BEGIN
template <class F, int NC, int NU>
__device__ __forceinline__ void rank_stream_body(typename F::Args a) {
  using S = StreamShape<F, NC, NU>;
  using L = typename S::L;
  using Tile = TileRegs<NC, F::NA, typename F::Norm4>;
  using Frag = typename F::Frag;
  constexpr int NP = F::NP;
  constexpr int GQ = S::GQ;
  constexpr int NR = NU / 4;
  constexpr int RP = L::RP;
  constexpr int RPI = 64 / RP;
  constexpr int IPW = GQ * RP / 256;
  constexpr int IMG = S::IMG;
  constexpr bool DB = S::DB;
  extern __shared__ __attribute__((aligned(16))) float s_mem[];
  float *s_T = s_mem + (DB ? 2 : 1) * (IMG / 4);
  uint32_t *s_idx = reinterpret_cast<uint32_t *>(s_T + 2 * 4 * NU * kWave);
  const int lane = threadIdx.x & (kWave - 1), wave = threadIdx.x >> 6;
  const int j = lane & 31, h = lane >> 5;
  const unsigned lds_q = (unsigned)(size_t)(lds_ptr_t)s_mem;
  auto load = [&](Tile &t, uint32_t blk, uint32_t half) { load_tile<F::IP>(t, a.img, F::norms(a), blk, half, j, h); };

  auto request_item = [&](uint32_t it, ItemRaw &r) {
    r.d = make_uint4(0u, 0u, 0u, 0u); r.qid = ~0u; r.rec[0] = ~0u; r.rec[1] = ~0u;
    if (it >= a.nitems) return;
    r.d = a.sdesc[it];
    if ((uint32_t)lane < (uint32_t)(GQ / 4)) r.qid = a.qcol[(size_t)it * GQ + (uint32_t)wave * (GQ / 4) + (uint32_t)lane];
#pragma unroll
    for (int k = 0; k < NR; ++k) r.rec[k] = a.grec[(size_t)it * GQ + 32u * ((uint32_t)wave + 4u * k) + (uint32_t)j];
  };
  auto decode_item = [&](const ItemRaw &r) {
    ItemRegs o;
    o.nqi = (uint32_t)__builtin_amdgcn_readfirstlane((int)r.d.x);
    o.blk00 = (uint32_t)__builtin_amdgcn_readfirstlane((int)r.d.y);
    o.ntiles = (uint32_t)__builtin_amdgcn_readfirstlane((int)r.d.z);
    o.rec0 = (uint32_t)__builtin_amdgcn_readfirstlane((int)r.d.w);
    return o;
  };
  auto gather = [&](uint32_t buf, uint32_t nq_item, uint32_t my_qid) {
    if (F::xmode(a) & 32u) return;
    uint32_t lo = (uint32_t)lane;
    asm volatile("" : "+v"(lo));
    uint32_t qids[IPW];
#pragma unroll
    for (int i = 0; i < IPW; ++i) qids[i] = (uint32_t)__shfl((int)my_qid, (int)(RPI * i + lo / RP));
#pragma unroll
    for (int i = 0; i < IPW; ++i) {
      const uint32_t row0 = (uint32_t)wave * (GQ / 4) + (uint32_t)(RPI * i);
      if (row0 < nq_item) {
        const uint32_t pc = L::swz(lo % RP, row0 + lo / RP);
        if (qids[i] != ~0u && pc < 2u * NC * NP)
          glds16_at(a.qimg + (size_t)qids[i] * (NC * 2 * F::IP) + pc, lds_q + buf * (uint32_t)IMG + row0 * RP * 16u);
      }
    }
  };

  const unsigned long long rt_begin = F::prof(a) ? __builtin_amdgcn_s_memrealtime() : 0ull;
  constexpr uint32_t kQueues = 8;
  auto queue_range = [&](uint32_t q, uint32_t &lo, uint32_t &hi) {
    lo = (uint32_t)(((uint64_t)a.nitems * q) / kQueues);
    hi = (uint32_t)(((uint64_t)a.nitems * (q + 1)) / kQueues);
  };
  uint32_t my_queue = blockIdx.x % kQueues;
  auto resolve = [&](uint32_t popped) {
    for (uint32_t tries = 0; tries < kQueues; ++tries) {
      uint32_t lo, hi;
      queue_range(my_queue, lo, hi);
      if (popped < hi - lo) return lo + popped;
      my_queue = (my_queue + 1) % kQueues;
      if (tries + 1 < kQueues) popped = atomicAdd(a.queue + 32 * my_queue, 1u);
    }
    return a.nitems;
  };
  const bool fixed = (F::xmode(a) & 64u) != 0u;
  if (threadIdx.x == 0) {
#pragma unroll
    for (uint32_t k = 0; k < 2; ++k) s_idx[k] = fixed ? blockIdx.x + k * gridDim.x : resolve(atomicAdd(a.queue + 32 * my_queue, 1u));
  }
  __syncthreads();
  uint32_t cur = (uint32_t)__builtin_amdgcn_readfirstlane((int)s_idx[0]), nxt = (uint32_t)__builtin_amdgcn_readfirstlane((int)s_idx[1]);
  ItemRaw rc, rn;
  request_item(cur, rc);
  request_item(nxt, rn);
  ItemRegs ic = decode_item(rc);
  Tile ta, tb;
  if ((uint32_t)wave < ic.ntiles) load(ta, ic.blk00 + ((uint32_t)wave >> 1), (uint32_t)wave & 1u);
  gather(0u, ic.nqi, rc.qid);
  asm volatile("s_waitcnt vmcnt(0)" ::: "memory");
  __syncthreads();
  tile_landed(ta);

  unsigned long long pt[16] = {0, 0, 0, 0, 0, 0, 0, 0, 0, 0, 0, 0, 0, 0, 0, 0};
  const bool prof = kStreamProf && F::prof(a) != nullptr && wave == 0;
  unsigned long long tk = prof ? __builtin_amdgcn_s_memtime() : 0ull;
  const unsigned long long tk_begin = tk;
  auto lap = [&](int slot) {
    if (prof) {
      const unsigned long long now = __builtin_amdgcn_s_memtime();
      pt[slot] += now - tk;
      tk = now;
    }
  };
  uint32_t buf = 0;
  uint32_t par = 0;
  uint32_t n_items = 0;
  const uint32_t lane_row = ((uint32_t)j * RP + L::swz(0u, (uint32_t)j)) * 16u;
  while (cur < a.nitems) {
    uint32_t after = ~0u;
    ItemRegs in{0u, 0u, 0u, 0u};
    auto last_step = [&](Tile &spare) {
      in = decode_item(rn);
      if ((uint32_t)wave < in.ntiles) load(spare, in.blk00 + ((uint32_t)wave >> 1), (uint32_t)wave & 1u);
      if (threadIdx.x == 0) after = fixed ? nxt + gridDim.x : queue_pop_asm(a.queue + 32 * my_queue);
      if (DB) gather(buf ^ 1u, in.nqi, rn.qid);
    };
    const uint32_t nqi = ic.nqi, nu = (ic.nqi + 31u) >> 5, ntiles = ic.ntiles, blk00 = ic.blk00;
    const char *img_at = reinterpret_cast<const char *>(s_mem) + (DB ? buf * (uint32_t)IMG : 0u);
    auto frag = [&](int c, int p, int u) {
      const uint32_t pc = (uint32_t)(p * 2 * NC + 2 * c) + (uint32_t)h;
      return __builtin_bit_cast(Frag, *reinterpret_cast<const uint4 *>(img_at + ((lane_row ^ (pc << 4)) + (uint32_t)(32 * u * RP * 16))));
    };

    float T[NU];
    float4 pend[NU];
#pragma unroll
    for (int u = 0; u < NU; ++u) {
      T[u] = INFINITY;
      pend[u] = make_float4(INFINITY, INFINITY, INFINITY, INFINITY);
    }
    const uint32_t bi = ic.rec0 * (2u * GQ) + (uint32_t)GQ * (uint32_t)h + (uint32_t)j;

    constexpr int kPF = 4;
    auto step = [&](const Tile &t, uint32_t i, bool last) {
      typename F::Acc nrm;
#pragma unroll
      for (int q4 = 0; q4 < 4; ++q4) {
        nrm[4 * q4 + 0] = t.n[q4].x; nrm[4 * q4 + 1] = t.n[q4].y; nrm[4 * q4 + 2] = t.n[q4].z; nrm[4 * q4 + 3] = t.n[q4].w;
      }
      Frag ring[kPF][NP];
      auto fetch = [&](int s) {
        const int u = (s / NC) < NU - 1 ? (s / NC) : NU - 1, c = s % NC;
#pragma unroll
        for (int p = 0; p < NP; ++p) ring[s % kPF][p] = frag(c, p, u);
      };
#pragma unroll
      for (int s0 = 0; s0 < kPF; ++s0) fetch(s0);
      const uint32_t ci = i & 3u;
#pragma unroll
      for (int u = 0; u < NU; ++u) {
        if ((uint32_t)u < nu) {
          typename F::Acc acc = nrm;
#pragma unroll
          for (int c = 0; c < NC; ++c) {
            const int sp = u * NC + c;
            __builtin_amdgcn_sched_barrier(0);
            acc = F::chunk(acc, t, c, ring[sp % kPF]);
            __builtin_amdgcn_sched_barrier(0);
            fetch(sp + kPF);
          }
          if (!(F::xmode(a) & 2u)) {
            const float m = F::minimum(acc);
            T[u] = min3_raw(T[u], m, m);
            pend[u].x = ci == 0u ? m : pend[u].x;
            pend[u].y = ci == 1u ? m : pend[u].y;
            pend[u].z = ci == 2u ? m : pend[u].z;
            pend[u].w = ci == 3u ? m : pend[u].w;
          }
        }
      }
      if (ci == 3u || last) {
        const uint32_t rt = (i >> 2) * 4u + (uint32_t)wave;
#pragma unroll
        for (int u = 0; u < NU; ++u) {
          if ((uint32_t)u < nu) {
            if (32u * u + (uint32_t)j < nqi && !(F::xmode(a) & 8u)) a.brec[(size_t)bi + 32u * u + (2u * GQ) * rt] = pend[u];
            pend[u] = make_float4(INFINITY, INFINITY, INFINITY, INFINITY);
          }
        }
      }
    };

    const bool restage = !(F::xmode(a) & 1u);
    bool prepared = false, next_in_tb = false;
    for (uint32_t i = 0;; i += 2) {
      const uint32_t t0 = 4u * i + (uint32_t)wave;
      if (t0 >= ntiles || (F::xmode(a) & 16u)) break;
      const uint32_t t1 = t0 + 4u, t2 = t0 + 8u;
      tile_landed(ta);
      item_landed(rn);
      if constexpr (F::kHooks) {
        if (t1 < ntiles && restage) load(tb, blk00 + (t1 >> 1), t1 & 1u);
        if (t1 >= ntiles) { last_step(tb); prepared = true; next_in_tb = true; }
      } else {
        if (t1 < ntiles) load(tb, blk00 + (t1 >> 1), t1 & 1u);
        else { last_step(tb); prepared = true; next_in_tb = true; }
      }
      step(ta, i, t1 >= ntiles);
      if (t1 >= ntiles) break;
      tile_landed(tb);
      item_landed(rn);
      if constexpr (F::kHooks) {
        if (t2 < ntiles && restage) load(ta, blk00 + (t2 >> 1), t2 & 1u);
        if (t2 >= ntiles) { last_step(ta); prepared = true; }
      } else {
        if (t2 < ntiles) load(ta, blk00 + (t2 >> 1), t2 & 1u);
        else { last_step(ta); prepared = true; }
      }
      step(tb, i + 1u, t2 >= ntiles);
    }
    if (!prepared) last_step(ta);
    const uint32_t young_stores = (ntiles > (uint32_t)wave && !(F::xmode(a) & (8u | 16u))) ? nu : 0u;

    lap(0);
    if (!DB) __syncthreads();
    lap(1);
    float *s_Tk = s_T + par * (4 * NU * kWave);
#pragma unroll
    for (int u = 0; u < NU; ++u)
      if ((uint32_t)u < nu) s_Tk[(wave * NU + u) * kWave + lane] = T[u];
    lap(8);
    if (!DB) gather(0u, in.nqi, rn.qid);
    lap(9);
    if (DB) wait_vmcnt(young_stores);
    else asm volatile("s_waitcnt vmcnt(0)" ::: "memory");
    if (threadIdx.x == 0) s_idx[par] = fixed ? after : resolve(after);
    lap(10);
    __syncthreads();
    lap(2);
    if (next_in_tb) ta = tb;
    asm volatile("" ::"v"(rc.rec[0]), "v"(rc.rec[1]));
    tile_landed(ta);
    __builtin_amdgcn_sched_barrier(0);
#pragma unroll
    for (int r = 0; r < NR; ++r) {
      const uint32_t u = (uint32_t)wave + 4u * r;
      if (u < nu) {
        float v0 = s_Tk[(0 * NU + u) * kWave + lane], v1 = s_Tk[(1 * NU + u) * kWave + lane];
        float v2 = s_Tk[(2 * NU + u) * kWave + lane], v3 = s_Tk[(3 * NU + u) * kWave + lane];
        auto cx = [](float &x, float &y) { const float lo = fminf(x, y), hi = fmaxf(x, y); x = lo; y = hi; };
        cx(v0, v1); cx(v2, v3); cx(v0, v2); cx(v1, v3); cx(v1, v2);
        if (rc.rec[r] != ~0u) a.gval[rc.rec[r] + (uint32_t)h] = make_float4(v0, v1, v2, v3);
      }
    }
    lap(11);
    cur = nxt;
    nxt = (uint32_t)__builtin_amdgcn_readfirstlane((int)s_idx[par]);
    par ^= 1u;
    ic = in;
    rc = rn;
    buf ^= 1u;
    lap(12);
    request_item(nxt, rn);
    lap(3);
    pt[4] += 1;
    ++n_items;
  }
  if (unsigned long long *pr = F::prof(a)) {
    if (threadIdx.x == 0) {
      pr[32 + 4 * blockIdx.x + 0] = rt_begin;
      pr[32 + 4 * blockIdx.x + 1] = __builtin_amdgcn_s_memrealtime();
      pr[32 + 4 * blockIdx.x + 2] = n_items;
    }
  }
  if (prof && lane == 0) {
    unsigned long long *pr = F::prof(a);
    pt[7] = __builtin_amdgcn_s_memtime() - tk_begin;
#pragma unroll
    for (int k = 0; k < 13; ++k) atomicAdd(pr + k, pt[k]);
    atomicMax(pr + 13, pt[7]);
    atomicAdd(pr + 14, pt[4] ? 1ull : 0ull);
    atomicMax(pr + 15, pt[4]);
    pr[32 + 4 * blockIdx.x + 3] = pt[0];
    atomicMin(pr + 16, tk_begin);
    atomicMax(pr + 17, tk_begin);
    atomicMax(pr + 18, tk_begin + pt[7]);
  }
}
END
> _Exercise description_
Out of the data above, set down the lines from the one with "if ((uint32_t)wave < ic.ntiles)" to the one with "const bool prof", both included, exactly as written and with no additions.

> _Solved problem_
  if ((uint32_t)wave < ic.ntiles) load(ta, ic.blk00 + ((uint32_t)wave >> 1), (uint32_t)wave & 1u);
  gather(0u, ic.nqi, rc.qid);
  asm volatile("s_waitcnt vmcnt(0)" ::: "memory");
  __syncthreads();
  tile_landed(ta);

  unsigned long long pt[16] = {0, 0, 0, 0, 0, 0, 0, 0, 0, 0, 0, 0, 0, 0, 0, 0};
  const bool prof = kStreamProf && F::prof(a) != nullptr && wave == 0;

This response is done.